@@ -208,8 +208,19 @@
 };
 __host__ __device__ constexpr int simple_max_threads(int W) { return W == 8 ? 352 : 256; }
 constexpr int SIMPLE_OBS_MIN_FRAMES = 4;
-constexpr int SIMPLE_OBS_LANES = 4;
 constexpr int SIMPLE_OBS_WARPS = 4;
+
+#ifdef AGAR_PHASE_CLOCKS
+enum { SCLK_PHYS_EMPTY, SCLK_PHYS_FRAMES, SCLK_OBS_FULL, SCLK_OBS_PASS, SCLK_N_EMPTY, SCLK_N_FRAMES, SCLK_N_PASSES };
+#define SCLK(t) const long long t = clock64()
+#define SCLK_ADD(slot, v)                                                                                     \
+    do {                                                                                                      \
+        if ((threadIdx.x & 31) == 0) atomicAdd(&g_clk[(size_t)blockIdx.x * 16 + (slot)], (unsigned long long)(v)); \
+    } while (0)
+#else
+#define SCLK(t) do { } while (0)
+#define SCLK_ADD(slot, v) do { } while (0)
+#endif
 
 template <int ID>
 DEV void named_bar_sync(int n) { asm volatile("bar.sync %0, %1;" ::"n"(ID), "r"(n) : "memory"); }
@@ -237,27 +248,84 @@
     __syncthreads();
     auto snap = [&](int buf, int e) { return g_smem + SP.snap_off + (size_t)(buf * per + e) * SP.snap_stride; };
     if (OBSW && (int)threadIdx.x >= phys_threads) {
-        constexpr int WO = SIMPLE_OBS_LANES;
-        const int ot = ((int)threadIdx.x - phys_threads) / WO, osub = threadIdx.x % WO, n_ot = 32 * SP.obs_warps / WO;
+        const int n_ot = 32 * SP.obs_warps, ot = (int)threadIdx.x - phys_threads, lane = ot & 31;
+        const int G = P.L.grid_squares, GG = G * G, cap = P.L.pellet_cap;
+        const bool canon = P.cfg.obs_mode == AGAR_OBS_CANONICAL;
+        const bool use_bits = !canon && G <= 15;
+        SObsWin* win = (SObsWin*)snap(2, 0);
+        unsigned* n_cand = (unsigned*)(win + per);
+        unsigned* cand = n_cand + 1;
+        auto grid = [&](int e) { return (uint32_t*)(g_smem + (size_t)e * SP.strideB + SP.grid_off); };
+        auto pool = [&](int buf, int e) { return (const uint32_t*)(snap(buf, e) + sizeof(SimpleSnap)); };
+        auto obs_bar = [&]() { named_bar_sync<SB_OBS>(n_ot); };
         for (int d = 0; d < n_dec; ++d) {
             const int buf = d & 1;
+            SCLK(t0);
             if (buf) named_bar_sync<SB_FULL + 1>(blockDim.x);
             else named_bar_sync<SB_FULL>(blockDim.x);
-            for (int base = 0; base < per; base += n_ot) {
-                const int e = min(base + ot, per - 1);
+            SCLK(t1);
+            for (int e = ot; e < per; e += n_ot) {
                 const SimpleSnap* sn = (const SimpleSnap*)snap(buf, e);
-                SReg r;
-                r.fov_x = sn->fov_x, r.fov_y = sn->fov_y, r.fov_size = sn->fov_size, r.mass = sn->mass;
-                SPtr q;
-                q.pel = (uint32_t*)(sn + 1);
-                q.grid = (uint32_t*)(g_smem + (size_t)e * SP.strideB + SP.grid_off);
-                const bool out = base + ot < per && sn->out != 0;
-                s_encode<WO>(r, q, P, out, out ? obs + (size_t)(env0 + e) * P.L.state_len : nullptr, osub);
+                if (!sn->out) continue;
+                win[e] = s_obs_window(P, sn->fov_x, sn->fov_y, sn->fov_size);
+                float* row = obs + (size_t)(env0 + e) * P.L.state_len + GG;
+                if (P.cfg.use_fovsize) *row++ = (float)sn->fov_size;
+                if (P.cfg.use_totalmass) *row = (float)(0.0 + sn->mass);
+            }
+            if (ot == 0) *n_cand = 0;
+            obs_bar();
+            for (int e = ot >> 5; e < per; e += SP.obs_warps) {
+                if (!((const SimpleSnap*)snap(buf, e))->out) continue;
+                SObsWin& w = win[e];
+                if (use_bits) {
+                    bool f0 = false, f1 = false;
+                    if (lane <= G) {
+                        const double x0 = (double)lane * w.gs, x1 = x0 + w.gs;
+                        f0 = bucket_of_edge(x0, w.gs, w.inv) != lane;
+                        f1 = bucket_of_edge(x1, w.gs, w.inv) != lane + 1;
+                    }
+                    const unsigned b0 = __ballot_sync(S_FULL, f0), b1 = __ballot_sync(S_FULL, f1);
+                    if (lane == 0) w.edges = b0 | b1 << 16;
+                }
+                uint32_t* g = grid(e);
+                for (int i = lane; i < GG; i += 32) g[i] = 0u;
+                const uint32_t* pl = pool(buf, e);
+                unsigned m = 0;
+                for (int s = lane, j = 0; s < cap; s += 32, ++j) m |= (unsigned)s_in_window(w, pl[s]) << j;
+                const int c = __popc(m);
+                int incl = c;
+#pragma unroll
+                for (int off = 1; off < 32; off <<= 1) {
+                    const int v = __shfl_up_sync(S_FULL, incl, off);
+                    if (lane >= off) incl += v;
+                }
+                unsigned base = 0;
+                if (lane == 31) base = atomicAdd(n_cand, (unsigned)incl);
+                base = __shfl_sync(S_FULL, base, 31) + (unsigned)(incl - c);
+                for (; m; m &= m - 1) cand[base++] = (unsigned)e << 16 | (unsigned)(lane + 32 * (__ffs((int)m) - 1));
+            }
+            obs_bar();
+            const int n = (int)*n_cand;
+            for (int i = ot; i < n; i += n_ot) {
+                const unsigned ce = cand[i];
+                const int e = (int)(ce >> 16);
+                uint32_t* g = grid(e);
+                s_bin_pellet(win[e], pool(buf, e)[ce & 0xffff], P, use_bits, canon,
+                             [&](int id, int pm) { atomicAdd(&g[id], (unsigned)pm); });
+            }
+            obs_bar();
+            for (int e = ot / GG, k = ot % GG; e < per;) {
+                if (((const SimpleSnap*)snap(buf, e))->out) obs[(size_t)(env0 + e) * P.L.state_len + k] = (float)grid(e)[k];
+                for (k += n_ot; k >= GG; k -= GG) ++e;
             }
             if (d + 2 < n_dec) {
                 if (buf) named_bar_arrive<SB_EMPTY + 1>(blockDim.x);
                 else named_bar_arrive<SB_EMPTY>(blockDim.x);
             }
+            SCLK(t2);
+            SCLK_ADD(SCLK_OBS_FULL, t1 - t0);
+            SCLK_ADD(SCLK_OBS_PASS, t2 - t1);
+            SCLK_ADD(SCLK_N_PASSES, 1);
         }
         if (flags & KF_OBS_AFTER) __syncthreads();
     } else {
@@ -287,8 +355,12 @@
                 if (d_o) s_observe_state(r, P);
                 const int buf = d & 1;
                 if (d >= 2) {
+                    SCLK(t0);
                     if (buf) named_bar_sync<SB_EMPTY + 1>(blockDim.x);
                     else named_bar_sync<SB_EMPTY>(blockDim.x);
+                    SCLK(t1);
+                    SCLK_ADD(SCLK_PHYS_EMPTY, t1 - t0);
+                    SCLK_ADD(SCLK_N_EMPTY, 1);
                 }
                 uint8_t* sn = snap(buf, slot);
                 uint32_t* pool = (uint32_t*)(sn + sizeof(SimpleSnap));
@@ -304,6 +376,7 @@
                 int d_o = s_turn_begin(r, P);
                 s_observe<W>(r, q, P, d_o != 0, row, sub);
             }
+            SCLK(tf0);
             for (int f = 0; f < n_frames; ++f) {
                 if (SP.frame_sync == 1 || SP.frame_sync == 4) frame_bar();
                 if (SP.frame_sync == 2) __syncwarp();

#### EXERCISE REQUIREMENTS:
Provide the count of lines holding the word "long" in these entries, and no other words.

#### SOLUTION FOR THIS EXERCISE:
2